Multimedia News Bureau Syllabus
Overview Standards Routine Grading Readings
Class Overview and Goals

Instructor: Chris Harvey
Instructor phones: 301-405-2796 (work office); 301-314-2696 (new-media lab)
Instructor e-mail: charvey@jmail.umd.edu or harvey.familyup@gmail.com
Office hours: By appointment.

Bureau hours: TuTh, 9 a.m. to 5 p.m., for JOUR 353, advanced multimedia reporting and writing; and for JOUR 355, multimedia editing and production. You will work in the new-media lab, Room 3210 Knight Hall, and work alongside graduate students taking JOUR 655, the graduate Multimedia News Bureau semester.


Welcome to the staff of the online newsmagazine, Maryland Newsline --which will be undergoing a name-change and re-design this semester, as we move to a content management back-end and work even more closely with the other three news bureaus. JOUR 353 and 355 are a six-credit package of classes designed to give students hands-on experience on an online newsmagazine. Undergrads may take the courses together or individually. 

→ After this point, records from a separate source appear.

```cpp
class WeightStore {
  public:
    explicit WeightStore(const Blob& b, int cl_parts = 0) : blob_(b), cl_parts_(cl_parts) {}
    int cl_parts() const { return cl_parts_; }
    void set_cl_parts(int parts) { cl_parts_ = parts; }
    int bfs_parts() const { return bfs_parts_; }
    void set_bfs_parts(int parts) { bfs_parts_ = parts; }
    ~WeightStore();
    float* upload(const float* host, size_t n);
    float* tensor(const std::string& name);
    float* tensor(const std::string& name, std::initializer_list<int64_t> dims);
    void expect(const PackedConv& c, const std::string& prefix, int cout, int cin, int k) const;
    PackedConv conv(const std::string& prefix, bool bias = true);
// ... 254 lines not shown
        PackedUpsample up;
        std::vector<ResBranch> branches;
        int ch, rate;
    };
    struct TraceEntry {
        Plane p;
        const SegLayout* lay;
        int div;
    };

    Encoder load_encoder(const std::string& prefix, int n_layers);
    DDS load_dds(const std::string& prefix, int channels);
    void run_encoder(const Encoder& e, Plane x, const SegLayout& lay, const float* spk_vec, Arena& ar);
    void run_dds(const DDS& d, Plane x, const SegLayout& lay, Arena& ar);
    void run_decoder(Arena& ar, Plane z, const SegLayout& fl, const float* cond_vec);
    struct ClUpGroup {
        ClConv c;
        int ntaps = 0, nph = 0;
        int shift[kMaxTaps];
        int phase_off[kMaxPhases];
    };
    struct ClBranch {
        std::vector<ClConv> c1, c2;
        std::vector<int> dil;
        int k;
    };
    struct ClStage {
        std::vector<ClUpGroup> up;
        ClUpX upx;
        std::vector<ClBranch> branches;
        int cin, ch, rate;
        int mode = 1;
    };
    struct ClStagePlan;
    void load_decoder_cl(const Blob& blob);
    std::vector<ClStagePlan> plan_decoder_cl(int64_t Lf, const unsigned char* mask) const;
// ... 76 lines not shown
```

sbv2-api_amd/csrc/ops.hip:

```cpp
#include "ops.h"

#include <cfloat>

namespace sbv2 {

__device__ __forceinline__ float wave_sum(float v) {
#pragma unroll
    for (int o = 32; o > 0; o >>= 1) v += __shfl_xor(v, o, 64);
    return v;
}
__device__ __forceinline__ float gelu_exact(float v) { return 0.5f * v * (1.0f + erff(v * 0.70710678118654752440f)); }

__global__ __launch_bounds__(256) void k_deberta_embed_ln(const int* ids, const float* emb, int H, const float* gamma,
                                                           const float* beta, float eps, Plane out) {
    __shared__ float red[4];
    const int n = blockIdx.x;
    const int id = ids[n];
    const int tid = threadIdx.x;
    if (id < 0) {
        for (int c = tid; c < H; c += 256) out.p[(size_t)c * out.ld + n] = 0.f;
        return;
    }
    const float* row = emb + (size_t)id * H;
    float s = 0.f;
// ... 804 lines not shown
    } else {
        v = make_float4(0.f, 0.f, 0.f, 0.f);
    }
    *p = v;
}
void add_segvec_cl(float* x, int L, int C, const float* vec, int vec_ld, const int* seg_of, const unsigned char* mask, hipStream_t s) {
    const int64_t n4 = (int64_t)L * (C >> 2);
    hipLaunchKernelGGL(k_add_segvec_cl, dim3((unsigned)((n4 + 255) / 256)), dim3(256), 0, s, x, L, C, vec, vec_ld, seg_of, mask);
}

constexpr int kPostMaxC = 32, kPostMaxK = 12;
template <int CT, int KT>
__global__ __launch_bounds__(256) void k_conv_post_tanh_cl(const float* x, int C_, int64_t L, const float* w, int k_, float slope,
                                                            const int* seg_start, const int* seg_len, const int64_t* pcm_off, int up,
                                                            float* pcm) {
    __shared__ float xs[(256 + kPostMaxK) * (kPostMaxC + 4)];
    __shared__ float ws[kPostMaxC * kPostMaxK];
    const int C = CT > 0 ? CT : C_, k = KT > 0 ? KT : k_;
    const int sg = blockIdx.y;
    const int64_t len = (int64_t)seg_len[sg] * up;
    const int64_t s0 = (int64_t)blockIdx.x * 256;
    if (s0 >= len) return;
    const int tid = threadIdx.x;
    const int half = k / 2;
    const int pitch = C + 4;
    const int c4n = C >> 2;
    const int64_t row0 = (int64_t)seg_start[sg] * up + s0 - half;
    for (int idx = tid; idx < (256 + k - 1) * c4n; idx += 256) {
        const int r = idx / c4n, c4 = idx - r * c4n;
        const int64_t q = row0 + r;
        float4 v = make_float4(0.f, 0.f, 0.f, 0.f);
        if (q >= 0 && q < L) v = *reinterpret_cast<const float4*>(x + q * C + c4 * 4);
// ... 82 lines not shown
```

Students taking JOUR 355 work as online producers, editors, researchers and special report builders. They watch the CNS wires for key text and video stories and write concise briefs, headlines, photo captions and Web links to package or highlight the work of colleagues in the print and TV bureaus. Good news judgment is critical in story choices. They also edit audio and video. They create interactive quizzes, polls, google map mashups and other interactive visuals. And they build special reports, to package Web, print and TV stories and photos by topic. New-media students will be in close contact with the students and bureau directors working in Annapolis and Washington and in our broadcast studio at Tawes theater on campus.

Students taking JOUR 353 will chiefly be reporting and writing original multimedia stories and interactive features, but they will also do some Web research, production and page updates.

I'll be asking students in both groups to think beyond straight-text presentations and to consider nonlinear, interactive and multimedia writing forms.

You should treat your time here as you would time spent at an off-campus internship. This means calling in to alert me if you're too sick to work, or if you've been delayed due to car trouble. It also means dressing professionally, since you may sometimes have to go out on unexpected assignments. This means no blue jeans, T-shirts or tennis shoes.

All of your work will be closely supervised by me. For many reasons, including the need to avoid potential libel suits, nothing will go out live on the site unless I (or one of the other bureau directors or deans in my absence) have had a chance to edit it. 

Although you'll be tackling serious jobs, and you'll be working hard, it's important to me that we have fun while we work and learn from each other. 

Our goal will be to provide lively updates, news packages and interactive and multimedia features each week for our online sites, which include the Bay Beat.

I'm hoping Newsline will be routinely read by legislators, lobbyists, political junkies and activists, and by some Marylanders (and college students) with more than a passing interest in politics and public policy. So let's try to make it compelling and fun, so they'll want to repeatedly return.